Imatinib in pulmonary arterial hypertension patients with inadequate response to established therapy

Abstract

Rationale: Pulmonary arterial hypertension (PAH) is a progressive condition with a poor prognosis. Platelet-derived growth factor receptor (PDGFR) signaling plays an important role in its pathobiology.

Objectives: To assess safety, tolerability, and efficacy of the PDGFR inhibitor imatinib in patients with PAH.

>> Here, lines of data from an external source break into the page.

diff --git a/pyannote-audio_amd/csrc/emb_resnet.hip b/pyannote-audio_amd/csrc/emb_resnet.hip
--- a/pyannote-audio_amd/csrc/emb_resnet.hip
+++ b/pyannote-audio_amd/csrc/emb_resnet.hip
@@ -330,6 +330,9 @@
 int xcd_ranges_wanted(bool by_default);
 int launch_conv_s2(const float* X, int B, int H, int W, int CIN, const float* Wg, const float* shift, const float* R,
                    float* Y, int COUT, int relu, hipStream_t st);
+int launch_conv_s2_sc(const float* X, int B, int H, int W, int CIN, const float* Wg, const float* shift,
+                      const float* Wsc, const float* shift_sc, float* Y, float* Ysc, int COUT, int relu,
+                      hipStream_t st);
 
 template <int TH, int TWT, int BN, bool HAS_R>
 static int launch_conv_r(const float* X, int B, int H, int W, int CIN, const float* Wg,
@@ -416,4 +419,27 @@
   return 0;
 }
 
-}
+int pa_conv3x3_s2_sc_supported(int H, int cin, int cout) {
+  return H >= 1 && cin >= pa::CB && cin % pa::CB == 0 && cout >= 64 && cout % 64 == 0 && (H - 1) / 2 + 1 >= 16;
+}
+
+int pa_conv3x3_s2_sc(const float* X, int B, int H, int W, int cin, const float* Wg, const float* shift,
+                     const float* Wsc, const float* shift_sc, float* Y, float* Ysc, int cout, int relu,
+                     void* stream) {
+  if (B <= 0) return 0;
+  PA_REQUIRE(cin >= pa::CB && cin % pa::CB == 0, "pa_conv3x3_s2_sc: cin %% 16 == 0 required");
+  PA_REQUIRE(cout >= 64 && cout % 64 == 0, "pa_conv3x3_s2_sc: cout %% 64 == 0 required");
+  const int Ho = (H - 1) / 2 + 1, Wo_ = (W - 1) / 2 + 1;
+  PA_REQUIRE(H >= 1 && W >= 1 && Ho >= 16, "pa_conv3x3_s2_sc: at least 16 output rows required (got %d)", Ho);
+  const size_t n_out = (size_t)B * Ho * Wo_ * cout;
+  PA_REQUIRE(Y != nullptr && Ysc != nullptr && (Y + n_out <= Ysc || Ysc + n_out <= Y),
+             "pa_conv3x3_s2_sc: Y and Ysc overlap");
+  pa::ProfScope prof("k_conv3x3", stream, 2.0 * (9 + 1) * cin * cout * (double)B * Ho * Wo_,
+                     4.0 * ((double)B * H * W * cin + 2.0 * (double)B * Ho * Wo_ * cout + 10.0 * cin * cout));
+  if (pa::launch_conv_s2_sc(X, B, H, W, cin, Wg, shift, Wsc, shift_sc, Y, Ysc, cout, relu, (hipStream_t)stream) != 0)
+    return 2;
+  PA_CHECK_LAUNCH("pa_conv3x3_s2_sc");
+  return 0;
+}
+
+}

Methods: Patients with PAH in functional classes II-IV were enrolled in a 24-week randomized, double-blind, placebo-controlled pilot study. Patients received imatinib (an inhibitor of PDGFR activity) 200 mg orally once daily (or placebo), which was increased to 400 mg if the initial dose was well tolerated. The primary endpoints were safety and change from baseline in the 6-minute-walk distance (6MWD). Secondary endpoints included hemodynamics and functional classification.

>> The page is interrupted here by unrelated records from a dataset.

static bool cv_shape_ok(long long M, int G, int K, int N) {
  return M > 0 && G >= 1 && G <= 64 && M % G == 0 && K > 0 && N > 0 && K % 64 == 0 && N % 64 == 0;
}

extern "C" int td_conv1x1_stat_rows(long long M, int groups, int N) {
  if (M <= 0 || groups < 1 || M % groups != 0 || N <= 0 || N % 64 != 0) return 0;
  const td::ConvTile t = td::cv_pick_tile(M / groups, groups, N);
  return (int)((M / groups + t.bm - 1) / t.bm);
}

extern "C" int td_conv1x1_fwd(const void* x, const void* w, long long M, int groups, int K, int N, int Hi, int Wi, int stride, void* y,
                              float* stat_partials, td_stream_t stream) {
  if (!x || !w || !y || !cv_shape_ok(M, groups, K, N) || stride < 1) return TD_ERR_BAD_ARG;
  td::ConvRows geom = {0, 0, 0, 0, 1};
  if (stride > 1) {
    if (Hi <= 0 || Wi <= 0) return TD_ERR_BAD_ARG;
    const int Ho = (Hi - 1) / stride + 1, Wo = (Wi - 1) / stride + 1;
    if (M % ((long long)Ho * Wo) != 0) return TD_ERR_BAD_ARG;
    geom = {Wo, Ho * Wo, Wi, Hi * Wi, stride};
  }
  if (M * (long long)(K > N ? K : N) >= (1ll << 40)) return TD_ERR_UNSUPPORTED;
  return td::cv_dispatch<false, 0, 0>(x, w, y, stat_partials, M, groups, K, N, geom, (hipStream_t)stream, td::CvFuse{});
}

namespace td {
BnRows bn_shrink_partials_to(float* partials, int S, int G, int C, int max_rows, hipStream_t st);
}

extern "C" int td_conv1x1_fwd_bnrelu(const void* z, const void* w, long long M, int groups, int K, int N, float* in_partials,
                                     int in_rows, const float* gamma, const float* beta, float* running_mean, float* running_var,
                                     float momentum, float eps, float* save_mean, float* save_invstd, void* a_side, void* y,
                                     float* stat_partials, td_stream_t stream) {
  if (!z || !w || !y || !in_partials || in_rows < 1 || !gamma || !beta || !save_mean || !save_invstd || !cv_shape_ok(M, groups, K, N))
    return TD_ERR_BAD_ARG;
  if ((running_mean == nullptr) != (running_var == nullptr)) return TD_ERR_BAD_ARG;
  if (K > td::CV_PRO_MAX_K || M * (long long)(K > N ? K : N) >= (1ll << 40)) return TD_ERR_UNSUPPORTED;
  hipStream_t st = (hipStream_t)stream;
  const td::BnRows rows = td::bn_shrink_partials_to(in_partials, in_rows, groups, K, td::CV_PRO_MAX_S, st);
  td::CvFuse fz = {};
  fz.part = in_partials; fz.part_S = rows.n; fz.part_stride = rows.stride; fz.part_rows = in_rows;
  fz.gamma = gamma; fz.beta = beta; fz.mean = save_mean; fz.invstd = save_invstd; fz.rmean = running_mean; fz.rvar = running_var;
  fz.momentum = momentum; fz.eps = eps; fz.a_side = (__hip_bfloat16*)a_side; fz.G = groups;
  return td::cv_dispatch<false, 1, 0>(z, w, y, stat_partials, M, groups, K, N, td::ConvRows{0, 0, 0, 0, 1}, st, fz);
}

extern "C" int td_conv1x1_fwd_sum(const void* x, const void* w, long long M, int K, int N, const void* run_in, void* y, void* run_out,
                                  td_stream_t stream) {
  if (!x || !w || !y || !run_in || !run_out || !cv_shape_ok(M, 1, K, N)) return TD_ERR_BAD_ARG;
  if (M * (long long)(K > N ? K : N) >= (1ll << 40)) return TD_ERR_UNSUPPORTED;
  td::CvFuse fz = {};
  fz.ep.res = (const __hip_bfloat16*)run_in;
  fz.ep.y2 = (__hip_bfloat16*)run_out;
  return td::cv_dispatch<false, 0, 3>(x, w, y, nullptr, M, 1, K, N, td::ConvRows{0, 0, 0, 0, 1}, (hipStream_t)stream, fz);
}

extern "C" int td_conv1x1_dgrad(const void* dy, const void* w, long long M, int groups, int Cout, int Cin, const void* residual,
                                void* dx, td_stream_t stream) {
  if (!dy || !w || !dx || !cv_shape_ok(M, groups, Cout, Cin)) return TD_ERR_BAD_ARG;
  if (M * (long long)(Cout > Cin ? Cout : Cin) >= (1ll << 40)) return TD_ERR_UNSUPPORTED;
  td::CvFuse fz = {};
  fz.ep.res = (const __hip_bfloat16*)residual;
  const td::ConvRows geom = {0, 0, 0, 0, 1};
  if (residual) return td::cv_dispatch<true, 0, 1>(dy, w, dx, nullptr, M, groups, Cout, Cin, geom, (hipStream_t)stream, fz);
  return td::cv_dispatch<true, 0, 0>(dy, w, dx, nullptr, M, groups, Cout, Cin, geom, (hipStream_t)stream, fz);
}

Measurements and main results: Fifty-nine patients enrolled (imatinib [n = 28]; placebo [n = 31]); 42 completed the study. Dropouts were equally matched between the two groups. In the intention-to-treat (ITT) population there was no significant change in the 6MWD (mean ± SD) in the imatinib versus placebo group (+22 ± 63 versus -1.0 ± 53 m). There was a significant decrease in pulmonary vascular resistance (imatinib -300 ± 347 versus placebo -78 ± 269 dynes · s · cm⁻⁵, P < 0.01) and increase in cardiac output (imatinib +0.6 ± 1.2 versus placebo -0.1 ± 0.9 L/min, P = 0.02). Serious adverse events occurred in 11 imatinib recipients (39%) and 7 placebo recipients (23%). Three deaths occurred in each group. Post hoc subgroup analyses suggest that patients with greater hemodynamic impairment may respond better than patients with less impairment.

Conclusions: These data from a Phase II study are consistent with imatinib being well tolerated in patients with PAH, and provide proof of concept for further studies evaluating its safety, tolerability, and efficacy in PAH. Clinical trial registered with www.clinicaltrials.gov (NCT00477269).

Figure 1.

Patient disposition in the intention-to-treat population.

Figure 2.

Mean change from baseline in pulmonary hemodynamics after 6 months of treatment with imatinib or placebo. (A) Mean pulmonary artery pressure (PAPm). (B) Cardiac output (CO). (C) Pulmonary vascular resistance (PVR). (D) 6-minute walking distance (6MWD).

Figure 3.

Mean change from baseline to study end in pulmonary hemodynamics in patients randomized to imatinib or placebo, stratified by baseline pulmonary vascular resistance (PVR) greater than or equal to 1,000 dynes · s · cm⁻⁵ (imatinib n = 8; placebo n = 12) or less than 1,000 dynes · s · cm⁻⁵ (imatinib n = 12; placebo n = 9). (A) Mean pulmonary artery pressure (PAPm). (B) Cardiac output (CO). (C) PVR. (D) 6-minute walking distance (6MWD).